- **DATA PROVIDED**:
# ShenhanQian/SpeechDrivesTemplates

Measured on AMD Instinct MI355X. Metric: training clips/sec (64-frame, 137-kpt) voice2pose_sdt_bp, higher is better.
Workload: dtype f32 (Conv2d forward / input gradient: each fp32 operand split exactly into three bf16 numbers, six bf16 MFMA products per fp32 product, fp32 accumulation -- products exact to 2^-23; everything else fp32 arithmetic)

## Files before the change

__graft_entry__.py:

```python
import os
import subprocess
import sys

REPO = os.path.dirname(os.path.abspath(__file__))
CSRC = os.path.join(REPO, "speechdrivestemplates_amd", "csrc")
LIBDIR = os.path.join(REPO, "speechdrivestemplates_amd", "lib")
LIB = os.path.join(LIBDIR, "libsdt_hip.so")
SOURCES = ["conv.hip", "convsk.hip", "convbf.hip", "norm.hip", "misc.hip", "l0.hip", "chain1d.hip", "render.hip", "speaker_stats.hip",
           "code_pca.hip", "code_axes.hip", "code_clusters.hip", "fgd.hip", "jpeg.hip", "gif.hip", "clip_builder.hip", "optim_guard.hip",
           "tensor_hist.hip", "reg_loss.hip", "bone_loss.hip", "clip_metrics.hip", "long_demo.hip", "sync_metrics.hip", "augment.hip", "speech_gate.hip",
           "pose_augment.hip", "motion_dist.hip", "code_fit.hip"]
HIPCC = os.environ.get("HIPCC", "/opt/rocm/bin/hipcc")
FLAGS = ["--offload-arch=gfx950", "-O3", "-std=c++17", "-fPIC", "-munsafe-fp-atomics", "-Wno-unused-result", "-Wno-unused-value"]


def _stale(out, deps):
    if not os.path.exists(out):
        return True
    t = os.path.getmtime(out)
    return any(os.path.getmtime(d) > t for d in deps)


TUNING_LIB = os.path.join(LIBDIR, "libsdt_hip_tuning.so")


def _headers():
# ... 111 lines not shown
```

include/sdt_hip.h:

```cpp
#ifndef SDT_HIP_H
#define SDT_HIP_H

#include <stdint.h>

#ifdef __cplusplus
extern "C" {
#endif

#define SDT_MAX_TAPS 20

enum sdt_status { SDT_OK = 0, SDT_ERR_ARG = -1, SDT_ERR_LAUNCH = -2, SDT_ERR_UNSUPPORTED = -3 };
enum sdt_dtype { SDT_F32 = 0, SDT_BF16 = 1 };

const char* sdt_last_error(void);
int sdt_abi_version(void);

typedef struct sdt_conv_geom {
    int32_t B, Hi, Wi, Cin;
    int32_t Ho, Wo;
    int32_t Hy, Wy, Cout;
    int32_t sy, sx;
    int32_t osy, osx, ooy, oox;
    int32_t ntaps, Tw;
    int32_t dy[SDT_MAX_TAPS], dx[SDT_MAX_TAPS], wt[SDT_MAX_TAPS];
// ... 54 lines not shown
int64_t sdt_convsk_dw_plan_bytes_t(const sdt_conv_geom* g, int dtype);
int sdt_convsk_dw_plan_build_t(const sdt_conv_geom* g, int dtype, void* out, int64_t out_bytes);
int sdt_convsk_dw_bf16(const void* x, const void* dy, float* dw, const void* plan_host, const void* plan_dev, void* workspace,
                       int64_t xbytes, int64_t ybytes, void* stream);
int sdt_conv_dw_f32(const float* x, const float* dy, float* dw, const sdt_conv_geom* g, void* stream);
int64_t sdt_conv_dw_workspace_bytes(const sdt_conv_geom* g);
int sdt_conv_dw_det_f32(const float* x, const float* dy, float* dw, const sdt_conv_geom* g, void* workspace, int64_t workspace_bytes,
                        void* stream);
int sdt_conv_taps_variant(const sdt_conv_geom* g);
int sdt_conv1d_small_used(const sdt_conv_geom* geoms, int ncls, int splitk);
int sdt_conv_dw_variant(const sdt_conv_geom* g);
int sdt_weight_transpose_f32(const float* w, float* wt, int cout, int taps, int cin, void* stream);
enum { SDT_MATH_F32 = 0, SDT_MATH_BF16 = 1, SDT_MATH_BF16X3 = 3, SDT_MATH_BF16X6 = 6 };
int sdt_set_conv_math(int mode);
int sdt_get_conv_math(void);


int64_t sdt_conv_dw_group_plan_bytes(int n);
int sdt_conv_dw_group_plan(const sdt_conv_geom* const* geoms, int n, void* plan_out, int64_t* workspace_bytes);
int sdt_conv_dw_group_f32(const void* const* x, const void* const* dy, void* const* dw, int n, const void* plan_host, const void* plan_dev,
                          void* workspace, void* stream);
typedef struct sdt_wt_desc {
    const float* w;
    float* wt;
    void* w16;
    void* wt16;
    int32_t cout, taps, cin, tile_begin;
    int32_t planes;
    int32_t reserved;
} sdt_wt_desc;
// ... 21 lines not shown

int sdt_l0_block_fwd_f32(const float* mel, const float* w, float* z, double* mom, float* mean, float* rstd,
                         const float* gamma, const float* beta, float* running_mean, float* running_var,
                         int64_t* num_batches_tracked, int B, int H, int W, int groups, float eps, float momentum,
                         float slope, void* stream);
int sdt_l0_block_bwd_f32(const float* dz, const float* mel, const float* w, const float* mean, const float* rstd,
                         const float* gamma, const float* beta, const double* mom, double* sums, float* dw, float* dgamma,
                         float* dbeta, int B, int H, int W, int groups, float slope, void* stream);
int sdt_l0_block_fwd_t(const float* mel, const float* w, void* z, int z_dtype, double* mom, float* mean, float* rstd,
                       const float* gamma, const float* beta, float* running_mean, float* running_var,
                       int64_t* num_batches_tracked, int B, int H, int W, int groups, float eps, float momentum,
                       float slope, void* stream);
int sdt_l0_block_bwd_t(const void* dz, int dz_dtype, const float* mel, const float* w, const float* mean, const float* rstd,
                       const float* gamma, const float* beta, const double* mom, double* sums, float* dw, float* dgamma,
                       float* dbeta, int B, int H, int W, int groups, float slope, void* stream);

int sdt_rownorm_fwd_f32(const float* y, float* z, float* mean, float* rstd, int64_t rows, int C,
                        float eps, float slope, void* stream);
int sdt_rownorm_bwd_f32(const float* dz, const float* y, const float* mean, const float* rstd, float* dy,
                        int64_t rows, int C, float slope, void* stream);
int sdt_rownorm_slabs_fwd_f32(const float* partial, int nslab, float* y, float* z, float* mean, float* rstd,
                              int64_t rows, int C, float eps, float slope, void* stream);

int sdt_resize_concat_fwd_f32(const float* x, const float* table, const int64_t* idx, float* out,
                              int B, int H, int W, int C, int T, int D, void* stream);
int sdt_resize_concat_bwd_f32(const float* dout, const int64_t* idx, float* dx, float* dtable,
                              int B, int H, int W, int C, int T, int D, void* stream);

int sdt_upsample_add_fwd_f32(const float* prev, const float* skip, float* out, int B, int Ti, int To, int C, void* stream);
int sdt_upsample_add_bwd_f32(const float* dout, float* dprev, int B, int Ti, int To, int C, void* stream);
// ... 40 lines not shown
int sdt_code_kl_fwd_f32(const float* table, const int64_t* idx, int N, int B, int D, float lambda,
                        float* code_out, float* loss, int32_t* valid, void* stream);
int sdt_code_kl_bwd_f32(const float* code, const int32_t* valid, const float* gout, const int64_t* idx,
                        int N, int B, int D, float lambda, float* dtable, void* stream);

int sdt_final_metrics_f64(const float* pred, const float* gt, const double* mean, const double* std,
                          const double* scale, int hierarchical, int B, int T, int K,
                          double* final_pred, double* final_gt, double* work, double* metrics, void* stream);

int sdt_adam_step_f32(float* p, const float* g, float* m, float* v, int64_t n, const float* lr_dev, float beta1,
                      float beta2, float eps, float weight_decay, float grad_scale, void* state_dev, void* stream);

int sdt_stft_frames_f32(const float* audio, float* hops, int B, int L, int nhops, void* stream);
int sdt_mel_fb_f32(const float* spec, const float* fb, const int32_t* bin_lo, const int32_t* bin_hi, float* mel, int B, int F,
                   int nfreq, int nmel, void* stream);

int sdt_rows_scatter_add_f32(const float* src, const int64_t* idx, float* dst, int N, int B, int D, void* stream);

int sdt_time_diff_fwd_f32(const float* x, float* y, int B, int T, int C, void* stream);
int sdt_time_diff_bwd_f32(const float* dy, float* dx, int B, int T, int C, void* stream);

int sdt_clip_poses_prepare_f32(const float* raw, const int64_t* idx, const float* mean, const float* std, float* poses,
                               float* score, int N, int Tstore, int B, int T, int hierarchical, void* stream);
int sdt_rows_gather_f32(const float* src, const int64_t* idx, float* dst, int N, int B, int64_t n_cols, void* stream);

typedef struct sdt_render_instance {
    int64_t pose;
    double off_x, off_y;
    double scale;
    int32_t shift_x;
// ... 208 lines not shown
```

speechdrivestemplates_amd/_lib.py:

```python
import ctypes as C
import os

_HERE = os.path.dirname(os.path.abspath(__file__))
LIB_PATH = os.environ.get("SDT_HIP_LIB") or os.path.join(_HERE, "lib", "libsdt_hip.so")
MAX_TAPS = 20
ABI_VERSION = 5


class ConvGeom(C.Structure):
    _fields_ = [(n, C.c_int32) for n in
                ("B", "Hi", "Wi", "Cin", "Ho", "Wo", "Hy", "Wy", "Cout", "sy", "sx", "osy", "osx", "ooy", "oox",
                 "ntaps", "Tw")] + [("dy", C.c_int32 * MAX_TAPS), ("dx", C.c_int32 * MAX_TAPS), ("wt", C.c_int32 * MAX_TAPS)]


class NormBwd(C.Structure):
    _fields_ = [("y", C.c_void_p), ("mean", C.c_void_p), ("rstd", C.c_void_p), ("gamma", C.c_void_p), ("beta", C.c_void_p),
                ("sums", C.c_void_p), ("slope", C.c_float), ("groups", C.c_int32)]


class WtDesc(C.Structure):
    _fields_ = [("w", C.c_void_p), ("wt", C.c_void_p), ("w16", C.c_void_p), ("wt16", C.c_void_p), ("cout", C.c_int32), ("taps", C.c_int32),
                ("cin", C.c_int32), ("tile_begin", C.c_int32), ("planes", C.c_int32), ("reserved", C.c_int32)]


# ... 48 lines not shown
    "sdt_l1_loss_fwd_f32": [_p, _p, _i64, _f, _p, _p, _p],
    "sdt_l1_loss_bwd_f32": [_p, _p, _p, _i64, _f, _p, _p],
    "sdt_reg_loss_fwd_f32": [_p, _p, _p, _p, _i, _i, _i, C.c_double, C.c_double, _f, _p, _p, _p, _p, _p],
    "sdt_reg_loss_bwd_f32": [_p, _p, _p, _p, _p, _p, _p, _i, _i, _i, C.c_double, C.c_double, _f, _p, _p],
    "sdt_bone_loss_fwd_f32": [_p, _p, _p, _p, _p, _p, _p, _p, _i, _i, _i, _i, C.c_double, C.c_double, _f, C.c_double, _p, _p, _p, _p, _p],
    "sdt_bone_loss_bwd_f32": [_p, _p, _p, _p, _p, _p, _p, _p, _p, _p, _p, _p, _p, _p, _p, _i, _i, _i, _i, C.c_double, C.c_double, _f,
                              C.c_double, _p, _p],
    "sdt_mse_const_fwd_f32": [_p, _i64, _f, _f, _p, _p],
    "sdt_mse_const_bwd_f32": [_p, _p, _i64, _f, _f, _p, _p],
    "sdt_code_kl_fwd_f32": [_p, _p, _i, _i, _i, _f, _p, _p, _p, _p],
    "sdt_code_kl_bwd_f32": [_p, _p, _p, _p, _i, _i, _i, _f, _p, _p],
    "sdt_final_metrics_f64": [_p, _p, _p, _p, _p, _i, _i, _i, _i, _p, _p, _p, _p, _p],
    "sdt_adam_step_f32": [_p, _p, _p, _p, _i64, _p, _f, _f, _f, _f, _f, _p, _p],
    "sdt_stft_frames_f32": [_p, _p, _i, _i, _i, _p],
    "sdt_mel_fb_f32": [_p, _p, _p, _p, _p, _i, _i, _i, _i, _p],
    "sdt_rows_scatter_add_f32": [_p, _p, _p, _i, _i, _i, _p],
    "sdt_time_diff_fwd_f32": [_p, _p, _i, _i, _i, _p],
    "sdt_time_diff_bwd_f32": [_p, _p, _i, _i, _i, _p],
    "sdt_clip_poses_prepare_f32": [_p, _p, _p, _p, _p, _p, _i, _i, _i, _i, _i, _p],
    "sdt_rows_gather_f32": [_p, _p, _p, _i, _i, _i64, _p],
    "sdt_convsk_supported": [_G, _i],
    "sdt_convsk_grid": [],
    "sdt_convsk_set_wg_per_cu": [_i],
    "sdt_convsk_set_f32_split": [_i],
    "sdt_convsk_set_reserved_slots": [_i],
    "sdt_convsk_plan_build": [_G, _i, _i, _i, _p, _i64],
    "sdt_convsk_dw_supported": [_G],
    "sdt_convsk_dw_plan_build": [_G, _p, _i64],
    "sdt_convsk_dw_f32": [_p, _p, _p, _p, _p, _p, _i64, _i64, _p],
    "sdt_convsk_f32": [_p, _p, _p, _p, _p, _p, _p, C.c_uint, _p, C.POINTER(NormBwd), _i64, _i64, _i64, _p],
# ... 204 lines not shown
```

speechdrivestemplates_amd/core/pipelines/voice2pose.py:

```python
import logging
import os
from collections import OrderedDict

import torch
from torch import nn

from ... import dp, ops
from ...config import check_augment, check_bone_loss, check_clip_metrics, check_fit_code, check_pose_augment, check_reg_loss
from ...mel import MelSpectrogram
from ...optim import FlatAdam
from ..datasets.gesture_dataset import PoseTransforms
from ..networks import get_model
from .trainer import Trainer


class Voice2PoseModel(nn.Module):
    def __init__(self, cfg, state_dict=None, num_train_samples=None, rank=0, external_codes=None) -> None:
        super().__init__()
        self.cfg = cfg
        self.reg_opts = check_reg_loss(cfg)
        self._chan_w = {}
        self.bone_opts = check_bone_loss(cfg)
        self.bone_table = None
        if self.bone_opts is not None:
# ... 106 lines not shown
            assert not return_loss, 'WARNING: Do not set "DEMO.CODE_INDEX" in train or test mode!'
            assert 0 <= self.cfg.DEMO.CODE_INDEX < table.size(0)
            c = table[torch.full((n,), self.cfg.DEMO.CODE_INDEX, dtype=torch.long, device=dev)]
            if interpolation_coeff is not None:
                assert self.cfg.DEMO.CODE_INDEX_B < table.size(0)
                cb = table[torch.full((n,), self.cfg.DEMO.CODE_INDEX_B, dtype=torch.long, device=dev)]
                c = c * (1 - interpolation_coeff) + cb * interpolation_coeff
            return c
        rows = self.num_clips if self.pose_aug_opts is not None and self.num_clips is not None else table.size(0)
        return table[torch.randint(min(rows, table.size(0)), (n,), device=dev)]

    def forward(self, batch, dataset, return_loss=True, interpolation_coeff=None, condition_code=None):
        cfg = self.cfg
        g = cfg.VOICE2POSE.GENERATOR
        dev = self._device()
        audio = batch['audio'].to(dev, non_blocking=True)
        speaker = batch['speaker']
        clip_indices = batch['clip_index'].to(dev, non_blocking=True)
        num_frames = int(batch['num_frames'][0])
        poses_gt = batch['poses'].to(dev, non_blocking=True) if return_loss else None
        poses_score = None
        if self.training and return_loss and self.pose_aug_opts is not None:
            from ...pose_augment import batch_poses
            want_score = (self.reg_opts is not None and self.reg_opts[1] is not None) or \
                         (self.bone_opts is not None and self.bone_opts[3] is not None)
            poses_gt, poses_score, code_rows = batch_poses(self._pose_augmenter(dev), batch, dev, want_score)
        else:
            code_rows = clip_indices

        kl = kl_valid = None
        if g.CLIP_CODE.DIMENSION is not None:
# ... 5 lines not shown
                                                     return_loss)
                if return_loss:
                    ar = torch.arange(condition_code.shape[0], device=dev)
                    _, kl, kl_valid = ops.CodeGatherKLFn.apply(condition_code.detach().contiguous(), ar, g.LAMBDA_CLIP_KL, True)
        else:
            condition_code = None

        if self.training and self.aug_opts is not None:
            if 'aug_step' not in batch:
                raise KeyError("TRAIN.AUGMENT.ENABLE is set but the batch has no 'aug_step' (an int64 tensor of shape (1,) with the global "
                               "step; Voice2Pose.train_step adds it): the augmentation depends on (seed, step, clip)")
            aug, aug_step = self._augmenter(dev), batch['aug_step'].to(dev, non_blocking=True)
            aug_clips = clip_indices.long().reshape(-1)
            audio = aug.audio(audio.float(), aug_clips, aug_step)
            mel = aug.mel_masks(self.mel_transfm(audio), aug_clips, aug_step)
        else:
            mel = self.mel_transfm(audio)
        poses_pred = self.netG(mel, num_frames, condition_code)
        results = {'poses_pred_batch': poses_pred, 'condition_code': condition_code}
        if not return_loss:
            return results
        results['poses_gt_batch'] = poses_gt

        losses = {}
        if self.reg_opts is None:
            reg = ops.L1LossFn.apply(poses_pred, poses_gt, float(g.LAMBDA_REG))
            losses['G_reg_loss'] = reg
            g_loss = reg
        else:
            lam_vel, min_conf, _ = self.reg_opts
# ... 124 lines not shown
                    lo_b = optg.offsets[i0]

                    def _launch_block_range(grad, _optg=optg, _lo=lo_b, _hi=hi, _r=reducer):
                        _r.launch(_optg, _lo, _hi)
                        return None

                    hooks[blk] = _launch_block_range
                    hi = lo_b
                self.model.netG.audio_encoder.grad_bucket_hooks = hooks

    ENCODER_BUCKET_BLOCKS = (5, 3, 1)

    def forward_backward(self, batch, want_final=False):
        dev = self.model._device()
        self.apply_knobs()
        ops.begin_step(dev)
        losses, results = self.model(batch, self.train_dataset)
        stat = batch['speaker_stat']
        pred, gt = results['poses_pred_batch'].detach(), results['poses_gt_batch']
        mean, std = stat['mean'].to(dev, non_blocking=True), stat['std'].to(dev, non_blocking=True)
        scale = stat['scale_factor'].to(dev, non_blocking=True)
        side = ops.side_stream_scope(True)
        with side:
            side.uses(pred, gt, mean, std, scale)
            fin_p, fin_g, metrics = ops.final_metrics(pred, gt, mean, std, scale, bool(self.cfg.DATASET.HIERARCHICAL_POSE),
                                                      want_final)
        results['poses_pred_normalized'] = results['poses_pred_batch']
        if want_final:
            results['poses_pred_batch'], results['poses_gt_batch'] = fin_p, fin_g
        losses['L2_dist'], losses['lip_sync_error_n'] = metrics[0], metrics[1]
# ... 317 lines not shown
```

- **THE TASK**: Quote the records from their first line to the line with "Measured on AMD", inclusive, without adding or dropping anything.

- **RESULT OF THE EXERCISE**:
# ShenhanQian/SpeechDrivesTemplates

Measured on AMD Instinct MI355X. Metric: training clips/sec (64-frame, 137-kpt) voice2pose_sdt_bp, higher is better.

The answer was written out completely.